Pressure is maintained when the valve is closed.

(6) When the pressure medium is discharged from the supply/discharge port 7, the pressure inside the gap 10 decreases, the pressure inside the inner cylinder raises the pressure booster piston 4, the pressure inside the inner cylinder also decreases, and at the same time the pressure inside the inlet/discharge passage decreases. Since the pressure medium is discharged through 8 and 9, the pressure in the gap 11 also decreases.

According to such a device, the following effects can be achieved.

(1) By increasing the pressure inside the inner cylinder with a pressure booster piston to obtain ultra-high pressure, and at the same time introducing a pressure medium into the gap between the inner cylinder and outer cylinder, even if the internal pressure is high, it can be supported by the external pressure. As a result, the stress generated in the inner cylinder is reduced, and the life of the high-pressure vessel is significantly extended.

In other words, compared to the case where an internal pressure P ₁ ' is applied to a high-pressure vessel of a single structure with the same inner diameter and the same outer diameter, in the present invention, as shown in FIG.
P ₂ ′ (P ₂ ′<P ₁ ′) is applied, so the stress generated in the inner cylinder 2 is reduced, and the stress generated in the outer cylinder 1 is lower because the pressure P ₂ ′ is low, and the stress of the container is reduced as a whole.

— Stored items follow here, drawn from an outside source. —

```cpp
int bbmsa_legacy_create(bbmsa_ctx *c) {
    bbmsa_legacy *S = new (std::nothrow) bbmsa_legacy();
    if (!S) return lfail(BBMAP_E_NOMEM, "bbmsa_create: out of host memory");
    c->legacy = S;
    S->open = 0; S->leaderActive = false; S->nextGen = 1; S->calls = S->launches = S->handed = 0; S->nsWave = S->nsHanded = S->nsWaitReaders = 0;
    S->stream = nullptr; S->d_dir = nullptr;
    memset(S->B, 0, sizeof S->B);
    const int maxRows = c->cfg.maxRows, maxCols = c->cfg.maxColumns;
    const long long oneJobInts = 3LL * maxRows * maxCols;
    long long poolInts = ((long long)env_int("BBMSA_LEGACY_POOL_MB", 64) << 20) / 4;
    if (poolInts < oneJobInts) poolInts = oneJobInts;
    S->capInts = poolInts;
    S->capJobs = env_int("BBMSA_LEGACY_BATCH", 1024);
    if (S->capJobs < 1) S->capJobs = 1;
    S->capBytes = (long long)S->capJobs * 1024;
    if (S->capBytes < maxRows + maxCols + 16) S->capBytes = maxRows + maxCols + 16;
    S->capLimits = (long long)S->capJobs * 512;
    if (S->capLimits < maxRows + maxCols + 8) S->capLimits = maxRows + maxCols + 8;
    S->offPlaneOff = (long long)S->capJobs * sizeof(bbmsa_job);
    S->offLimitsOff = S->offPlaneOff + (long long)S->capJobs * 8;
    S->offBytes = S->offLimitsOff + (long long)S->capJobs * 8;
    L_TRY(hipStreamCreateWithFlags(&S->stream, hipStreamNonBlocking));
    for (int i = 0; i < 2; i++) { const int rc = alloc_batch(S, S->B[i]); if (rc != BBMAP_OK) return rc; }
    S->B[0].gen = S->nextGen;
    S->wave = false;
    if (c->scheme == BBMSA_SCHEME_11TS) {
        S->R = (maxRows + 63) / 64;
        S->cols = maxCols;
        S->tmpBytes = ((64 * S->R + S->cols + 8) + 3) & ~3;
        const int side = (maxCols > maxRows ? maxCols : maxRows) + 2;
        S->tableLen = (side < 2048 ? side : 2048) + maxRows + 8;
        if (S->tableLen > bbmsa::kTableLen) S->tableLen = bbmsa::kTableLen;
        S->tableLen = (S->tableLen + 3) & ~3;
        const int perJob = bbmsa::lds_job_ints(S->cols, S->tmpBytes);
        S->ldsBytes = (bbmsa::lds_table_ints(S->tableLen) + perJob) * 4;
        c->banded = !(c->cfg.bandwidth < 1 && c->cfg.bandwidthRatio <= 0.0f);
        const void *kfn = bbmsa::fast_kernel_mat_for(S->R, c->banded);
        if (kfn && S->ldsBytes <= 160 * 1024) {
            if (S->ldsBytes > 64 * 1024)
                for (int r = 1; r <= S->R; r++)
                    L_TRY(hipFuncSetAttribute(bbmsa::fast_kernel_mat_for(r, c->banded), hipFuncAttributeMaxDynamicSharedMemorySize, S->ldsBytes));
            int per = 0;
            L_TRY(hipOccupancyMaxActiveBlocksPerMultiprocessor(&per, kfn, 64, S->ldsBytes));
            if (per < 1) per = 1;
            if (per > 8) per = 8;
            S->blocks = c->numCUs * per;
            if (S->blocks > S->capJobs) S->blocks = S->capJobs;
            S->dirSlotDwords = (long long)(((S->cols + 64 - 1) >> 3) + 1) * S->R * 64;
            L_TRY(hipMalloc((void **)&S->d_dir, (size_t)((long long)S->blocks * S->dirSlotDwords * 4)));
            S->wave = true;
        }
    }
    return BBMAP_OK;
}

void bbmsa_legacy_destroy(bbmsa_ctx *c) {
    bbmsa_legacy *S = c->legacy;
    if (!S) return;
    if (S->stream) { (void)hipStreamSynchronize(S->stream); (void)hipStreamDestroy(S->stream); }
    for (int i = 0; i < 2; i++) free_batch(S->B[i]);
    if (S->d_dir) (void)hipFree(S->d_dir);
    delete S;
    c->legacy = nullptr;
}

extern "C" int bbmsa_fill_submit(bbmsa_ctx *c, const uint8_t *read, int32_t read_len, const uint8_t *ref, int32_t ref_len,
                                 int32_t refStartLoc, int32_t refEndLoc, int32_t minScore, int32_t mode,
                                 int32_t *result5, int64_t *iterations, bbmsa_ticket *ticket) {
    if (!c || !read || !ref || !result5 || !ticket) return lfail(BBMAP_E_ARG, "bbmsa_fill_submit: null argument");
    if (!c->legacy) return lfail(BBMAP_E_ARG, "bbmsa_fill_submit: the context was not created with BBMSA_LEGACY_ONLY");
    if (mode != BBMSA_FILL_LIMITED_RAW && mode != BBMSA_FILL_UNLIMITED_RAW) return lfail(BBMAP_E_ARG, "bbmsa_fill_submit: mode must be one of the two raw fills");
    const int rows = read_len;
    const long long columns = (long long)refEndLoc - refStartLoc + 1;
    if (rows < 1 || columns < 1 || rows > c->cfg.maxRows || columns > c->cfg.maxColumns || refStartLoc < 0 || refEndLoc >= ref_len)
        return lfail(BBMAP_E_SHAPE, "bbmsa_fill_submit: problem exceeds the context limits or its reference array");
    bbmsa_legacy *S = c->legacy;
    const long long needBytes = ((long long)rows + columns + 7) & ~7LL;
    const long long needInts = 3LL * rows * columns;
    const long long needLimits = rows + columns + 2;
    std::unique_lock<std::mutex> lk(S->mu);
    S->calls++;
    Batch *b;
    for (;;) {
        b = &S->B[S->open];
        if (b->njobs < S->capJobs && b->usedBytes + needBytes <= S->capBytes && b->usedInts + needInts <= S->capInts &&
            b->usedLimits + needLimits <= S->capLimits) break;
        if (!S->leaderActive) { S->leaderActive = true; lead(c, lk); }
        else S->cv.wait(lk);
    }
    const int slot = b->njobs++;
    const long long myGen = b->gen;
    uint8_t *bytes = b->h_in + S->offBytes + b->usedBytes;
    memcpy(bytes, read, (size_t)rows);
    memcpy(bytes + rows, ref + refStartLoc, (size_t)columns);
    bbmsa_job &jb = b->jobs()[slot];
    jb.read_off = b->usedBytes; jb.ref_off = b->usedBytes + rows; jb.read_len = rows; jb.ref_len = (int32_t)columns;
    jb.refStartLoc = 0; jb.refEndLoc = (int32_t)columns - 1; jb.minScore = minScore; jb.flags = mode;
    ((long long *)(b->h_in + S->offPlaneOff))[slot] = b->usedInts;
    ((long long *)(b->h_in + S->offLimitsOff))[slot] = b->usedLimits;
    b->usedBytes += needBytes; b->usedInts += needInts; b->usedLimits += needLimits;
    while (!(b->state == DONE && b->gen == myGen)) {
// ... 63 lines not shown
```

Baseline: 9.057 million.

## Pack per-row good-column range into u16x2 and defer last-row best search

Replaces the separate minGood/maxGood registers with one packed u16x2 word updated by a packed max. The last row's M/D/I values are now written to a per-slot global buffer each step, instead of being compared and tracked in six best-score registers, and a wave-parallel reduction afterwards finds the best column. The aim is to cut VGPR pressure and per-step ALU work in the inner DP loop. In exchange it adds a global store on every step, a larger dir slot allocation, and a reduction pass after the fill.

```diff
diff --git a/bbmap_amd/csrc/msa_common.h b/bbmap_amd/csrc/msa_common.h
--- a/bbmap_amd/csrc/msa_common.h
+++ b/bbmap_amd/csrc/msa_common.h
@@ -26,6 +26,9 @@
 __host__ __device__ inline int lds_table_ints(int tableLen) { return 2 * tableLen + 320; }
 
 __host__ __device__ inline int lds_job_ints(int fastCols, int tmpBytes) { return (fastCols + 2) + ((fastCols + 2 + 3) >> 2) + ((tmpBytes + 3) >> 2); }
+
+__host__ __device__ inline long long fast_dir_record_dwords(int cols, int G, int R) { return (long long)(((cols + G - 1) >> 3) + 1) * R * G; }
+__host__ __device__ inline long long fast_dir_slot_dwords(int cols, int G, int R) { return (fast_dir_record_dwords(cols, G, R) + 3LL * (cols + 1) + 63) & ~63LL; }
 
 __host__ __device__ inline int calc_del_off(int len) {
     if (len <= 0) return 0;
diff --git a/bbmap_amd/csrc/msa_fill_fast.hip b/bbmap_amd/csrc/msa_fill_fast.hip
--- a/bbmap_amd/csrc/msa_fill_fast.hip
+++ b/bbmap_amd/csrc/msa_fill_fast.hip
@@ -6,6 +6,13 @@
 __device__ __forceinline__ int lane_up(int x, int fill) {
     return __builtin_amdgcn_update_dpp(fill, x, 0x138, 0xf, 0xf, false);
 }
+
+__device__ __forceinline__ unsigned pk_max_u16(unsigned a, unsigned b) {
+    typedef unsigned short u16x2 __attribute__((ext_vector_type(2)));
+    return __builtin_bit_cast(unsigned, __builtin_elementwise_max(__builtin_bit_cast(u16x2, a), __builtin_bit_cast(u16x2, b)));
+}
+__device__ __forceinline__ int ext_first(unsigned e) { return (e & 0xffffu) ? 0xffff - (int)(e & 0xffffu) : -1; }
+__device__ __forceinline__ int ext_last(unsigned e) { return (int)(e >> 16) - 2; }
 
 __device__ __forceinline__ int clamp_time(int t) { return t > kMaxTime ? kMaxTime - 3 : t; }
 
@@ -84,6 +91,7 @@
 
     const long long slot = ((long long)blockIdx.x * (blockDim.x >> 6) + wave) * jobsPerWave + sub;
     unsigned *dir = p.dirbuf + slot * p.dir_slot_dwords;
+    unsigned *lastRow = dir + fast_dir_record_dwords(p.fastCols, G, R);
 
     const long long total = p.list ? (long long)load_coherent(p.list_count) : job_count(p.njobs, p.njobs_dev);
     for (;;) {
@@ -231,7 +239,7 @@
         for (int d = 32; d >= 1; d >>= 1) steps = max(steps, __shfl_xor(steps, d, 64));
 
         int pM[R], pD[R], pI[R];
-        int minGood[R], maxGood[R];
+        unsigned goodExt[R];
         int vlimP[R];
         int delForce[R];
         int insHiForce[R];
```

The generated stress can be reduced, which increases the fatigue life of the high-pressure vessel and improves safety.

(2) The inner cylinder is removable, and when used at less than the capacity of the pressurizing system, a large-diameter seat attachment can be attached to the pressure booster piston and the outer cylinder alone can be used at a large capacity. .

(3) It is possible to bleed air from the container at the same time as inserting the pressure booster piston and the upper lid, and the operability is as easy as that of a normal high-pressure container, and there are no special parts.

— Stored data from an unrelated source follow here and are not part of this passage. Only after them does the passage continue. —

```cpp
#define YL_DEV_DW_TILE_OFF (1u << 0)
#define YL_DEV_PWS_OFF (1u << 1)
#define YL_DEV_S2C_OFF (1u << 2)
#define YL_DEV_DWC_ALL (1u << 3)
#define YL_DEV_DWT_OFF (1u << 4)
#define YL_DEV_DWK(d) (((d) >> 5) & 3u)
#define YL_DEV_KXK_NW(d) (((d) >> 7) & 3u)
#define YL_DEV_KXK_MT2 (1u << 9)
#define YL_DEV_DWT_NOSPLIT (1u << 10)
#define YL_DEV_WINO_V1 (1u << 11)
#define YL_DEV_WINO_SHAPE(d) (((d) >> 12) & 3u)
#define YL_DEV_DWL_OFF (1u << 14)
#define YL_DEV_DWL_ALL (1u << 15)
#define YL_DEV_DPW_OFF (1u << 16)
#define YL_DEV_K3W_OFF (1u << 17)
#define YL_DEV_POISON (1u << 18)
#define YL_DEV_CHAIN_OFF (1u << 19)
#define YL_DEV_MASK 0x3ffffffu
static_assert(YL_DEV_MASK <= 0x7fffffffu, "dev_select is stored in an int (and an int field of the graph key)");
static_assert(((YL_DEV_DW_TILE_OFF | YL_DEV_PWS_OFF | YL_DEV_S2C_OFF | YL_DEV_DWC_ALL | YL_DEV_DWT_OFF | (3u << 5) | (3u << 7) |
                YL_DEV_KXK_MT2 | YL_DEV_DWT_NOSPLIT | YL_DEV_WINO_V1 | (3u << 12) | YL_DEV_DWL_OFF | YL_DEV_DWL_ALL | YL_DEV_DPW_OFF |
                YL_DEV_K3W_OFF | YL_DEV_POISON | YL_DEV_CHAIN_OFF) & ~YL_DEV_MASK) == 0, "a YL_DEV_* bit lies outside the dev_select mask");

struct YlSeP {
  const float* x;
  float* partial;
  const float* w1;
  const float* b1;
  const float* w2;
  const float* b2;
  float* gate;
  int B, HW, C, RD, P, act;
};
hipError_t yl_launch_se(const YlSeP& p, bool pooled, hipStream_t st);
int yl_se_parts(int HW, int C);
int yl_dw_pool_wpi(int k, int stride, int cin, int n, int oh, int ow);

struct YlOpP {
  const float* x;
  float* out;
  const float* w;
  const float* b;
  float* partial;
  int B, H, W, C, OH, OW;
  int k, stride, pad_t, pad_l;
  int ldo, ch_off;
  int P;
  float eps;
  const float* res;
  int act;
  float lab_s, lab_b;
};
#define YL_OP_ACTPASS 100
hipError_t yl_launch_op(int op, const YlOpP& p, hipStream_t st);
int yl_grn_parts(int HW);
// ... 58 lines not shown

inline int yl_multi_shares(YlConvMulti& m, const long* tiles, int resident, int per_tile_cap) {
  long total = 0;
  for (int k = 0; k < m.n; ++k) total += tiles[k];
  int at = 0;
  for (int k = 0; k < m.n; ++k) {
    long g = ((long)resident * tiles[k] / total + 7) & ~7L;
    const long cap = ((tiles[k] + per_tile_cap - 1) / per_tile_cap + 7) & ~7L;
    if (g > cap) g = cap;
    if (g < 8) g = 8;
    m.p[k].blk0 = at;
    m.p[k].nblk = (int)g;
    at += (int)g;
  }
  if (m.n == 1) m.p[0].nblk = 0;
  return at;
}

#define YL_MODE_PROTOTYPES(S)                                                                                           \
  hipError_t yl_launch_conv##S(const YlConvP& p, int tile_hint, hipStream_t st);                                        \
  hipError_t yl_launch_conv_multi##S(const YlConvP* ps, int n, int tile_hint, hipStream_t st);  \
  hipError_t yl_launch_stem##S(const YlConvP& p, hipStream_t st);                                                       \
  hipError_t yl_launch_dw##S(const YlConvP& p, hipStream_t st);                                                         \
  hipError_t yl_launch_stemblock##S(const YlConvP& p, hipStream_t st);                                                  \
  hipError_t yl_launch_stemdw##S(const YlConvP& p, hipStream_t st);  \
  hipError_t yl_conv_init##S();                                                                                         \
  hipError_t yl_convc_init##S();                                                                                        \
  hipError_t yl_stemblock_init##S();
YL_MODE_PROTOTYPES()
YL_MODE_PROTOTYPES(_bf16)
YL_MODE_PROTOTYPES(_f16)
YL_MODE_PROTOTYPES(_f16s)

hipError_t yl_launch_conv_dpp(const YlConvP* ps, int n, hipStream_t st);
bool yl_dpp_supported(int cin, int cout, int c3, int oh, int ow);
hipError_t yl_dpp_init();
hipError_t yl_launch_conv_s2c(const YlConvP& p, hipStream_t st);
hipError_t yl_launch_conv_dpq(const YlConvP& p, hipStream_t st);
hipError_t yl_launch_conv_k3w(const YlConvP& p, hipStream_t st);
bool yl_dpq_supported(int cin, int cmid, int cout, int oh, int ow);
bool yl_stemblock_supported(int c1, int c2, int c3);
bool yl_uib_supported(int c1, int cmid, int n, int dk);
hipError_t yl_launch_conv_dwc(YlConvMulti& m, hipStream_t st);
hipError_t yl_launch_conv_pwt(const YlConvP& p, hipStream_t st);
hipError_t yl_launch_conv_pwt_multi(const YlConvP* ps, int n, hipStream_t st);
hipError_t yl_launch_conv_ir(const YlConvP& p, hipStream_t st);
bool yl_ir_supported(int c1, int cmid, int n, int dk, int ds, int oh, int ow);
hipError_t yl_launch_conv_pws(const YlConvP& p, hipStream_t st);
hipError_t yl_launch_conv_kxk(const YlConvP& p, hipStream_t st);
hipError_t yl_launch_conv_dwt(YlConvMulti& m, hipStream_t st);
hipError_t yl_launch_conv_dwx(const YlConvP& pd, float* out3, hipStream_t st);
bool yl_dwx_supported(int cin, int cout, int dw_k, int dw_stride, int cout1, int oh, int ow);
hipError_t yl_launch_conv_dwk(const YlConvP& p, hipStream_t st);
hipError_t yl_launch_conv_dws(const YlConvP& p, hipStream_t st);
bool yl_dws_supported(int cin, int n, int dk, int ds, int oh, int ow);
hipError_t yl_launch_conv_wino(const YlConvP& p, hipStream_t st);
```

Before: 48340.

## Skip head box/class GEMM for tiles with no objectness above threshold

In the fused depthwise+pointwise head kernel, the objectness n-tile is computed first. If no pixel in the wavefront passes the confidence threshold, the remaining output GEMM tiles and the decode epilogue are skipped, and those scores are written as -inf. This is meant to cut MFMA work and decode stores for background regions. It adds a wave-wide vote and an optional atomic counter, and leaves the skipped boxes unwritten.

```diff
diff --git a/yololite-official-repo_amd/_lib.py b/yololite-official-repo_amd/_lib.py
--- a/yololite-official-repo_amd/_lib.py
+++ b/yololite-official-repo_amd/_lib.py
@@ -46,6 +46,7 @@
 DEV_K3W_OFF = 1 << 17
 DEV_POISON = 1 << 18
 DEV_CHAIN_OFF = 1 << 19
+DEV_HEAD_SKIP_OFF = 1 << 20
 DEV_WINO_SHAPE_SHIFT = 12
 
 _fp = C.POINTER(C.c_float)
diff --git a/yololite-official-repo_amd/csrc/yl_api.hip b/yololite-official-repo_amd/csrc/yl_api.hip
--- a/yololite-official-repo_amd/csrc/yl_api.hip
+++ b/yololite-official-repo_amd/csrc/yl_api.hip
@@ -102,6 +102,9 @@
   int opt_split_k = 0;
   int opt_dev = 0;
   int chain_launches = 0;
+  int head_skip_launches = 0;
+  int opt_head_skip_count = 0;
+  unsigned* head_skip_cnt = nullptr;
   int opt_bf16 = 0;
   hipStream_t work[4] = {nullptr, nullptr, nullptr, nullptr};
   hipEvent_t ev_fork = nullptr, ev_join[4] = {nullptr, nullptr, nullptr, nullptr};
@@ -664,6 +667,8 @@
     p.dec_raw = c->NM > 0 ? 1 : 0;
     p.dec_stride = (float)((double)c->img_size / (double)S);
     p.dec_hi = (float)(c->img_size - 1);
+    p.dec_conf = fuse->conf_thr;
+    p.dec_skip_cnt = c->opt_head_skip_count ? c->head_skip_cnt : nullptr;
   }
   void params(size_t i, YlConvP& p) const {
     layer_params(c, c->layers[i], b0, B, x, level_out, p);
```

In short, according to the present invention, there is provided a cylindrical member having a large-diameter hole and a small-diameter hole, a stepped piston that fits fluid-tightly into the large-diameter hole and the small-diameter hole of the cylindrical member, and the cylindrical member. and means for supplying a pressure medium between the lid on the piston fitting side of the cylindrical member and the end surface of the large diameter portion of the piston, The present invention is extremely useful industrially because it provides an ultra-high pressure container with high safety.

[Brief explanation of the drawing]

FIG. 1 is a vertical sectional view showing an embodiment of the present invention, FIG. 2 is an enlarged view of the main part of FIG. 1, FIG. 3 is a longitudinal sectional view showing a modification of FIG. 1, and FIG. FIG. 1 is a model diagram showing the principle of the present invention. 1... Outer cylinder, 2... Inner cylinder, 3... Upper lid,
3a... Valve push rod, 4... Pressure increase piston, 5...
Lower lid, 6... Overflow port, 7... Pressure medium supply/discharge port, 8, 9... Pressure medium introduction/discharge passage, 10... Contact surface, 11... Gap, 12...
Check valve, 12a...Valve body, 12b...Seat holder, 12c...Valve seat, 12d...Ball, 1
2e... Ball holder, 12f... Spring, 12g, 12h... Packing, 13... Drain hole, 14... Drain valve, 15, 16, 17, 1
8, 19...Packing, 20,21...Packing, 22...Mounting bolt, 23...Plug, 24
...Remote control valve.

Claims (1)

[Claims] 1 A cylindrical member having a large diameter hole and a small diameter hole,
a stepped piston that fluid-tightly fits into a large-diameter hole and a small-diameter hole of the cylindrical member; a lid that closes both ends of the cylindrical member; a lid on the piston-fitting side of the cylindrical member; and the piston. and a means for supplying a pressure medium between the large-diameter end face of the high-pressure vessel.